February 9, 2024 1 min read

Prompt Caching: Reducing Latency and Cost for Repetitive Contexts

Prompt Caching LLM Optimization Latency Azure OpenAI Performance

When your prompts share common system instructions or context, prompt caching can dramatically reduce latency and costs.

The Problem

Many applications send the same system prompt and context repeatedly:

# Same system prompt sent 10,000 times/day
system_prompt = """You are a customer service agent for ACME Corp.
You help customers with:
- Order status inquiries
- Return requests
- Product information
[... 500 more tokens of instructions ...]
"""

# Each call pays for these 500 tokens

Solution: Cached Context

class PromptCache:
    def __init__(self):
        self.context_cache = {}

    def create_cached_context(self, context_id: str, context: str) -> str:
        """Cache a common context for reuse."""
        self.context_cache[context_id] = {
            "content": context,
            "token_count": count_tokens(context),
            "created": datetime.utcnow()
        }
        return context_id

    def build_prompt(self, context_id: str, user_message: str) -> list[dict]:
        """Build prompt using cached context."""
        cached = self.context_cache.get(context_id)
        if not cached:
            raise ValueError(f"Context not found: {context_id}")

        return [
            {"role": "system", "content": cached["content"]},
            {"role": "user", "content": user_message}
        ]

# Create cached context once
cache = PromptCache()
cache.create_cached_context("customer_service", system_prompt)

# Reuse for all requests
messages = cache.build_prompt("customer_service", "Where is my order?")

API-Level Caching (Azure OpenAI)

# Azure OpenAI supports prompt caching at API level
# for prompts with identical prefixes

class AzurePromptOptimizer:
    def __init__(self, client):
        self.client = client
        self.prefix_cache = {}

    def optimize_batch(self, base_context: str, user_messages: list[str]) -> list:
        """Process batch with shared context efficiently."""

        # Sort messages to maximize prefix sharing
        # Azure can cache common prefixes between sequential requests

        results = []
        for msg in user_messages:
            response = self.client.chat.completions.create(
                model="gpt-4-turbo",
                messages=[
                    {"role": "system", "content": base_context},
                    {"role": "user", "content": msg}
                ]
            )
            results.append(response.choices[0].message.content)

        return results

Measuring Impact

def measure_caching_benefit(
    context_tokens: int,
    user_tokens: int,
    requests_per_day: int
) -> dict:
    """Calculate caching benefits."""

    # Without caching: pay for context every time
    without_caching = requests_per_day * (context_tokens + user_tokens)

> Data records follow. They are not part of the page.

@@ -567,8 +574,63 @@
       if (i < WE) win[bf][(r * 3 + c) * PW + px] = v[k];
     }
   };
-  float nxt[LQ];
-  if ((long)blockIdx.x < ntile) {
+  auto src_origin = [&](int y0, int x0, int& ys0, int& xs0) {
+    int hi;
+    float fr;
+    resize_coord(max(y0 - 1, 0), sy, Hs, ys0, hi, fr);
+    resize_coord(max(x0 - 1, 0), sx, Ws, xs0, hi, fr);
+  };
+  auto src_load = [&](long tl, float (&v)[LS]) {
+    int b, y0, x0, ys0, xs0;
+    tile_of(tl, b, y0, x0);
+    src_origin(y0, x0, ys0, xs0);
+    const float* img = in + (size_t)b * Hs * Ws * 3;
+#pragma unroll
+    for (int k = 0; k < LS; ++k) {
+      const int i = tid + 256 * k;
+      const int r = i / (SC * 3), yy = ys0 + r, xo = xs0 * 3 + (i - r * SC * 3);
+      v[k] = (i < SE && yy < Hs && xo < Ws * 3) ? img[(size_t)yy * Ws * 3 + xo] : 0.f;
+    }
+  };
+  auto stage_store = [&](int sg, const float (&v)[LS]) {
+#pragma unroll
+    for (int k = 0; k < LS; ++k)
+      if (tid + 256 * k < SE) stage[sg][tid + 256 * k] = v[k];
+  };
+  auto win_resample = [&](int bf, int sg, long tl) {
+    int b, y0, x0, ys0, xs0;
+    tile_of(tl, b, y0, x0);
+    src_origin(y0, x0, ys0, xs0);
+#pragma unroll
+    for (int k = 0; k < LQ; ++k) {
+      const int i = tid + 256 * k;
+      const int r = i / 102, rem = i - r * 102, px = rem / 3, c = rem - px * 3;
+      const int yy = y0 - 1 + r, xx = x0 - 1 + px;
+      float v = 0.f;
+      if (i < WE && yy >= 0 && yy < H && xx >= 0 && xx < W) {
+        int ylo, yhi, xlo, xhi;
+        float yl, xl;
+        resize_coord(yy, sy, Hs, ylo, yhi, yl);
+        resize_coord(xx, sx, Ws, xlo, xhi, xl);
+        const float* s0 = &stage[sg][((ylo - ys0) * SC + (xlo - xs0)) * 3 + c];
+        const int dx = (xhi - xlo) * 3, dy = (yhi - ylo) * SC * 3;
+        v = resize_lerp(s0[0], s0[dx], s0[dy], s0[dy + dx], xl, yl);
+      }
+      if (i < WE) win[bf][(r * 3 + c) * PW + px] = v;
+    }
+  };
+  float nxt[RS ? LS : LQ];
+  if constexpr (RS) {
+    const bool one = (long)blockIdx.x < ntile, two = (long)blockIdx.x + gridDim.x < ntile;
+    if (one) {
+      src_load(blockIdx.x, nxt);
+      stage_store(0, nxt);
+    }
+    if (two) src_load((long)blockIdx.x + gridDim.x, nxt);
+    __syncthreads();
+    if (one) win_resample(0, 0, blockIdx.x);
+    if (two) stage_store(1, nxt);
+  } else if ((long)blockIdx.x < ntile) {
     win_load(blockIdx.x, nxt);
     win_store(0, nxt);
   }
@@ -579,7 +641,13 @@
     if (out_amax && amax_stride && bcur >= 0 && b != bcur) flush(bcur);
     bcur = b;
     const bool more = tl + gridDim.x < ntile;
-    if (more) win_load(tl + gridDim.x, nxt);
+    const bool more2 = RS && tl + 2 * (long)gridDim.x < ntile;
+    if constexpr (RS) {
+      if (more2) src_load(tl + 2 * (long)gridDim.x, nxt);
+      if (more) win_resample(buf ^ 1, buf ^ 1, tl + gridDim.x);
+    } else if (more) {
+      win_load(tl + gridDim.x, nxt);
+    }
 #pragma unroll 1
     for (int q = 0; q < RT; ++q) {
     float4 a[4] = {bv, bv, bv, bv};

    # With caching: context charged once (simplified)
    with_caching = context_tokens + (requests_per_day * user_tokens)

    savings = without_caching - with_caching
    savings_percent = (savings / without_caching) * 100

    return {
        "tokens_without_caching": without_caching,
        "tokens_with_caching": with_caching,
        "tokens_saved": savings,
        "savings_percent": savings_percent
    }

# Example: 500 token context, 100 token queries, 10K requests/day
result = measure_caching_benefit(500, 100, 10000)
# savings_percent ≈ 83%

Best Practices

Identify common prefixes - System prompts, few-shot examples
Batch similar requests - Maximize cache efficiency
Version your contexts - Track when cached contexts change
Monitor cache hit rates - Ensure caching is working

Conclusion

Prompt caching is especially valuable for applications with long, consistent system prompts. Structure your prompts to maximize prefix sharing.